» **ACTIVITY**:
Would you transcribe the records word for word, please?

■ ■ ■

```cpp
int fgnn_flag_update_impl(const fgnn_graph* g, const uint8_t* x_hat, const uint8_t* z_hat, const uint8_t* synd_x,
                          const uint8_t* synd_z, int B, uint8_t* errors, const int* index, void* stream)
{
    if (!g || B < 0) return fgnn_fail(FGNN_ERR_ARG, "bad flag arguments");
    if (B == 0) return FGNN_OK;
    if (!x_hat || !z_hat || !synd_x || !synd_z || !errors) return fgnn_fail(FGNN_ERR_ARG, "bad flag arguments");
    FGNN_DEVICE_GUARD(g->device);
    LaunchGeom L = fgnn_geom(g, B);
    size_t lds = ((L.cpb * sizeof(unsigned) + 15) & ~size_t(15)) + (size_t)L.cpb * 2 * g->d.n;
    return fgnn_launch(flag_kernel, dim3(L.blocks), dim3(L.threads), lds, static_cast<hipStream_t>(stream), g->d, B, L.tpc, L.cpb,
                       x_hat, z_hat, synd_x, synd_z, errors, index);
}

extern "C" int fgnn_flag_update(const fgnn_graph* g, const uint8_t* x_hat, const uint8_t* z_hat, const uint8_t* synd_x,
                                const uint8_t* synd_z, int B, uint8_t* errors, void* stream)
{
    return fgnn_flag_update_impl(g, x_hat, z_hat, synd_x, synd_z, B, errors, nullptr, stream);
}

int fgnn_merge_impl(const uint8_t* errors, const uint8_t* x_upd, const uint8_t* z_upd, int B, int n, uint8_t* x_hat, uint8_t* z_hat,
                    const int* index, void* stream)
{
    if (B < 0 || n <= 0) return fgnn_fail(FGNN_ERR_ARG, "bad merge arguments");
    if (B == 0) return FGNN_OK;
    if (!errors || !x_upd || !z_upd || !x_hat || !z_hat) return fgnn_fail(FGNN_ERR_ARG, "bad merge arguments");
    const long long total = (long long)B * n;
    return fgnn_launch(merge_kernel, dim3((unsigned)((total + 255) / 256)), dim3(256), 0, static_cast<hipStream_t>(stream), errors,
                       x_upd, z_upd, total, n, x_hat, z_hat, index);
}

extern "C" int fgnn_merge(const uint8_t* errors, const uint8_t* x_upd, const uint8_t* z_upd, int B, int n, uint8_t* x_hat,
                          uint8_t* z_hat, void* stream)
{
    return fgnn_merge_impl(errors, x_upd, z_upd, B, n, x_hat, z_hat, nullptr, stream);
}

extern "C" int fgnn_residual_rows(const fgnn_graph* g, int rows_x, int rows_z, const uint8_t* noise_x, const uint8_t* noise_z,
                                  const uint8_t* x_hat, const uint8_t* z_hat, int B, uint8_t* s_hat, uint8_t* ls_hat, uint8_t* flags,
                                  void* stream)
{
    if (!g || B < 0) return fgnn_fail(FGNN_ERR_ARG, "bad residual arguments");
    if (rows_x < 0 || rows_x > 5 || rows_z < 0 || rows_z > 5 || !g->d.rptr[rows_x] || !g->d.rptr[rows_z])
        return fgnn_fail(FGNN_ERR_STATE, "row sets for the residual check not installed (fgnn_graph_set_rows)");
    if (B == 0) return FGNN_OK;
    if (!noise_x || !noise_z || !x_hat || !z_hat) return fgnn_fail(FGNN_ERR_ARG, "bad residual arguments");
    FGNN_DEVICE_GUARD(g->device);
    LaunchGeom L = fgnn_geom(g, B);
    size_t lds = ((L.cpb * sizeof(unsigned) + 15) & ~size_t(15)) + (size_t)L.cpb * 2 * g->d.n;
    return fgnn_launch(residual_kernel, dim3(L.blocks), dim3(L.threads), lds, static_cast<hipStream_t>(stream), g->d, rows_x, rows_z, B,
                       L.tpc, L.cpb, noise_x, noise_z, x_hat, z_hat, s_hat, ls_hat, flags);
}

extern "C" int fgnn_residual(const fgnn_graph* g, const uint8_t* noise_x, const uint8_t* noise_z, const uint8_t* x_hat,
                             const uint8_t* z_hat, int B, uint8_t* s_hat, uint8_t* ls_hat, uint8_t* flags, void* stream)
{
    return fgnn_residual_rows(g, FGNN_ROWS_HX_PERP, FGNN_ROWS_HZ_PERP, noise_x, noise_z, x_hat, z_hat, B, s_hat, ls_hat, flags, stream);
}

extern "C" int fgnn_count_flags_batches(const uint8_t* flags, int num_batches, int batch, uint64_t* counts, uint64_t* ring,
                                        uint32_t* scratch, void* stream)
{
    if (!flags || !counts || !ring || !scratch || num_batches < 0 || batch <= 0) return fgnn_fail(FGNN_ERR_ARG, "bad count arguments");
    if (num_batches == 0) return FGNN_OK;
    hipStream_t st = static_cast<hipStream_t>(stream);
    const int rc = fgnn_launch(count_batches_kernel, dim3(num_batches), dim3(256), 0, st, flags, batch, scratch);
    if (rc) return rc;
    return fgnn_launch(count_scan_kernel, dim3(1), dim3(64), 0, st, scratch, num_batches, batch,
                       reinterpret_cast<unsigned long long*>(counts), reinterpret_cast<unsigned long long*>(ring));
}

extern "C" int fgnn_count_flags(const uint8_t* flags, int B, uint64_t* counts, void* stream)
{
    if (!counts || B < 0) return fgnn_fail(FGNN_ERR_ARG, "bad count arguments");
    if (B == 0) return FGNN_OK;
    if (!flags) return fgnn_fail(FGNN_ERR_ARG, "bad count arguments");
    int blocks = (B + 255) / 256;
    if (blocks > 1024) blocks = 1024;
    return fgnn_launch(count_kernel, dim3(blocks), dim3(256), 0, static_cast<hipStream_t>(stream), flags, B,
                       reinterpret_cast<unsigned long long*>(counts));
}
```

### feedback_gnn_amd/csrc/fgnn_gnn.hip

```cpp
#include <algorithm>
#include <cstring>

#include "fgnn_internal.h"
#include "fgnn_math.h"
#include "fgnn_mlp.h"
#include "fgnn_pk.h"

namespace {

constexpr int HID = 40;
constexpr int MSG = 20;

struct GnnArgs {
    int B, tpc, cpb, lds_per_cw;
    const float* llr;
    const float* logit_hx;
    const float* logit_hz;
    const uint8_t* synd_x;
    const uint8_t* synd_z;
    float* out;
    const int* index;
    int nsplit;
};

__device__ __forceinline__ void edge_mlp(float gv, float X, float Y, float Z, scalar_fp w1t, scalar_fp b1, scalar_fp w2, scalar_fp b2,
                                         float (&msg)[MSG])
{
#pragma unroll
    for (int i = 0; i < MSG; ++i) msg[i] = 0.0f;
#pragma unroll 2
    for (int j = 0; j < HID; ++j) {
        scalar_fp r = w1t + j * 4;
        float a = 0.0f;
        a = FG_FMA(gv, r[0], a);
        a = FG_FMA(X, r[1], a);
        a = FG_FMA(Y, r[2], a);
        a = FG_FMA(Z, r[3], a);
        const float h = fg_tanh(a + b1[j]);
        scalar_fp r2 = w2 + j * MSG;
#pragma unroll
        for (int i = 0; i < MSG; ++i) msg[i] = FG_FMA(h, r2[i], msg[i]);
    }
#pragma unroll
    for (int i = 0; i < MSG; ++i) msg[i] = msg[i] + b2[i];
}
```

■ ■ ■

» **ANSWER BOX**:
```cpp
int fgnn_flag_update_impl(const fgnn_graph* g, const uint8_t* x_hat, const uint8_t* z_hat, const uint8_t* synd_x,
                          const uint8_t* synd_z, int B, uint8_t* errors, const int* index, void* stream)
{
    if (!g || B < 0) return fgnn_fail(FGNN_ERR_ARG, "bad flag arguments");
    if (B == 0) return FGNN_OK;
    if (!x_hat || !z_hat || !synd_x || !synd_z || !errors) return fgnn_fail(FGNN_ERR_ARG, "bad flag arguments");
    FGNN_DEVICE_GUARD(g->device);
    LaunchGeom L = fgnn_geom(g, B);
    size_t lds = ((L.cpb * sizeof(unsigned) + 15) & ~size_t(15)) + (size_t)L.cpb * 2 * g->d.n;
    return fgnn_launch(flag_kernel, dim3(L.blocks), dim3(L.threads), lds, static_cast<hipStream_t>(stream), g->d, B, L.tpc, L.cpb,
                       x_hat, z_hat, synd_x, synd_z, errors, index);
}

extern "C" int fgnn_flag_update(const fgnn_graph* g, const uint8_t* x_hat, const uint8_t* z_hat, const uint8_t* synd_x,
                                const uint8_t* synd_z, int B, uint8_t* errors, void* stream)
{
    return fgnn_flag_update_impl(g, x_hat, z_hat, synd_x, synd_z, B, errors, nullptr, stream);
}

int fgnn_merge_impl(const uint8_t* errors, const uint8_t* x_upd, const uint8_t* z_upd, int B, int n, uint8_t* x_hat, uint8_t* z_hat,
                    const int* index, void* stream)
{
    if (B < 0 || n <= 0) return fgnn_fail(FGNN_ERR_ARG, "bad merge arguments");
    if (B == 0) return FGNN_OK;
    if (!errors || !x_upd || !z_upd || !x_hat || !z_hat) return fgnn_fail(FGNN_ERR_ARG, "bad merge arguments");
    const long long total = (long long)B * n;
    return fgnn_launch(merge_kernel, dim3((unsigned)((total + 255) / 256)), dim3(256), 0, static_cast<hipStream_t>(stream), errors,
                       x_upd, z_upd, total, n, x_hat, z_hat, index);
}

extern "C" int fgnn_merge(const uint8_t* errors, const uint8_t* x_upd, const uint8_t* z_upd, int B, int n, uint8_t* x_hat,
                          uint8_t* z_hat, void* stream)
{
    return fgnn_merge_impl(errors, x_upd, z_upd, B, n, x_hat, z_hat, nullptr, stream);
}

extern "C" int fgnn_residual_rows(const fgnn_graph* g, int rows_x, int rows_z, const uint8_t* noise_x, const uint8_t* noise_z,
                                  const uint8_t* x_hat, const uint8_t* z_hat, int B, uint8_t* s_hat, uint8_t* ls_hat, uint8_t* flags,
                                  void* stream)
{
    if (!g || B < 0) return fgnn_fail(FGNN_ERR_ARG, "bad residual arguments");
    if (rows_x < 0 || rows_x > 5 || rows_z < 0 || rows_z > 5 || !g->d.rptr[rows_x] || !g->d.rptr[rows_z])
        return fgnn_fail(FGNN_ERR_STATE, "row sets for the residual check not installed (fgnn_graph_set_rows)");
    if (B == 0) return FGNN_OK;
    if (!noise_x || !noise_z || !x_hat || !z_hat) return fgnn_fail(FGNN_ERR_ARG, "bad residual arguments");
    FGNN_DEVICE_GUARD(g->device);
    LaunchGeom L = fgnn_geom(g, B);
    size_t lds = ((L.cpb * sizeof(unsigned) + 15) & ~size_t(15)) + (size_t)L.cpb * 2 * g->d.n;
    return fgnn_launch(residual_kernel, dim3(L.blocks), dim3(L.threads), lds, static_cast<hipStream_t>(stream), g->d, rows_x, rows_z, B,
                       L.tpc, L.cpb, noise_x, noise_z, x_hat, z_hat, s_hat, ls_hat, flags);
}

extern "C" int fgnn_residual(const fgnn_graph* g, const uint8_t* noise_x, const uint8_t* noise_z, const uint8_t* x_hat,
                             const uint8_t* z_hat, int B, uint8_t* s_hat, uint8_t* ls_hat, uint8_t* flags, void* stream)
{
    return fgnn_residual_rows(g, FGNN_ROWS_HX_PERP, FGNN_ROWS_HZ_PERP, noise_x, noise_z, x_hat, z_hat, B, s_hat, ls_hat, flags, stream);
}

extern "C" int fgnn_count_flags_batches(const uint8_t* flags, int num_batches, int batch, uint64_t* counts, uint64_t* ring,
                                        uint32_t* scratch, void* stream)
{
    if (!flags || !counts || !ring || !scratch || num_batches < 0 || batch <= 0) return fgnn_fail(FGNN_ERR_ARG, "bad count arguments");
    if (num_batches == 0) return FGNN_OK;
    hipStream_t st = static_cast<hipStream_t>(stream);
    const int rc = fgnn_launch(count_batches_kernel, dim3(num_batches), dim3(256), 0, st, flags, batch, scratch);
    if (rc) return rc;
    return fgnn_launch(count_scan_kernel, dim3(1), dim3(64), 0, st, scratch, num_batches, batch,
                       reinterpret_cast<unsigned long long*>(counts), reinterpret_cast<unsigned long long*>(ring));
}

extern "C" int fgnn_count_flags(const uint8_t* flags, int B, uint64_t* counts, void* stream)
{
    if (!counts || B < 0) return fgnn_fail(FGNN_ERR_ARG, "bad count arguments");
    if (B == 0) return FGNN_OK;
    if (!flags) return fgnn_fail(FGNN_ERR_ARG, "bad count arguments");
    int blocks = (B + 255) / 256;
    if (blocks > 1024) blocks = 1024;
    return fgnn_launch(count_kernel, dim3(blocks), dim3(256), 0, static_cast<hipStream_t>(stream), flags, B,
                       reinterpret_cast<unsigned long long*>(counts));
}
```

### feedback_gnn_amd/csrc/fgnn_gnn.hip

```cpp
#include <algorithm>
#include <cstring>

#include "fgnn_internal.h"
#include "fgnn_math.h"
#include "fgnn_mlp.h"
#include "fgnn_pk.h"

namespace {

constexpr int HID = 40;
constexpr int MSG = 20;

struct GnnArgs {
    int B, tpc, cpb, lds_per_cw;
    const float* llr;
    const float* logit_hx;
    const float* logit_hz;
    const uint8_t* synd_x;
    const uint8_t* synd_z;
    float* out;
    const int* index;
    int nsplit;
};

__device__ __forceinline__ void edge_mlp(float gv, float X, float Y, float Z, scalar_fp w1t, scalar_fp b1, scalar_fp w2, scalar_fp b2,
                                         float (&msg)[MSG])
{
#pragma unroll
    for (int i = 0; i < MSG; ++i) msg[i] = 0.0f;
#pragma unroll 2
    for (int j = 0; j < HID; ++j) {
        scalar_fp r = w1t + j * 4;
        float a = 0.0f;
        a = FG_FMA(gv, r[0], a);
        a = FG_FMA(X, r[1], a);
        a = FG_FMA(Y, r[2], a);
        a = FG_FMA(Z, r[3], a);
        const float h = fg_tanh(a + b1[j]);
        scalar_fp r2 = w2 + j * MSG;
#pragma unroll
        for (int i = 0; i < MSG; ++i) msg[i] = FG_FMA(h, r2[i], msg[i]);
    }
#pragma unroll
    for (int i = 0; i < MSG; ++i) msg[i] = msg[i] + b2[i];
}
```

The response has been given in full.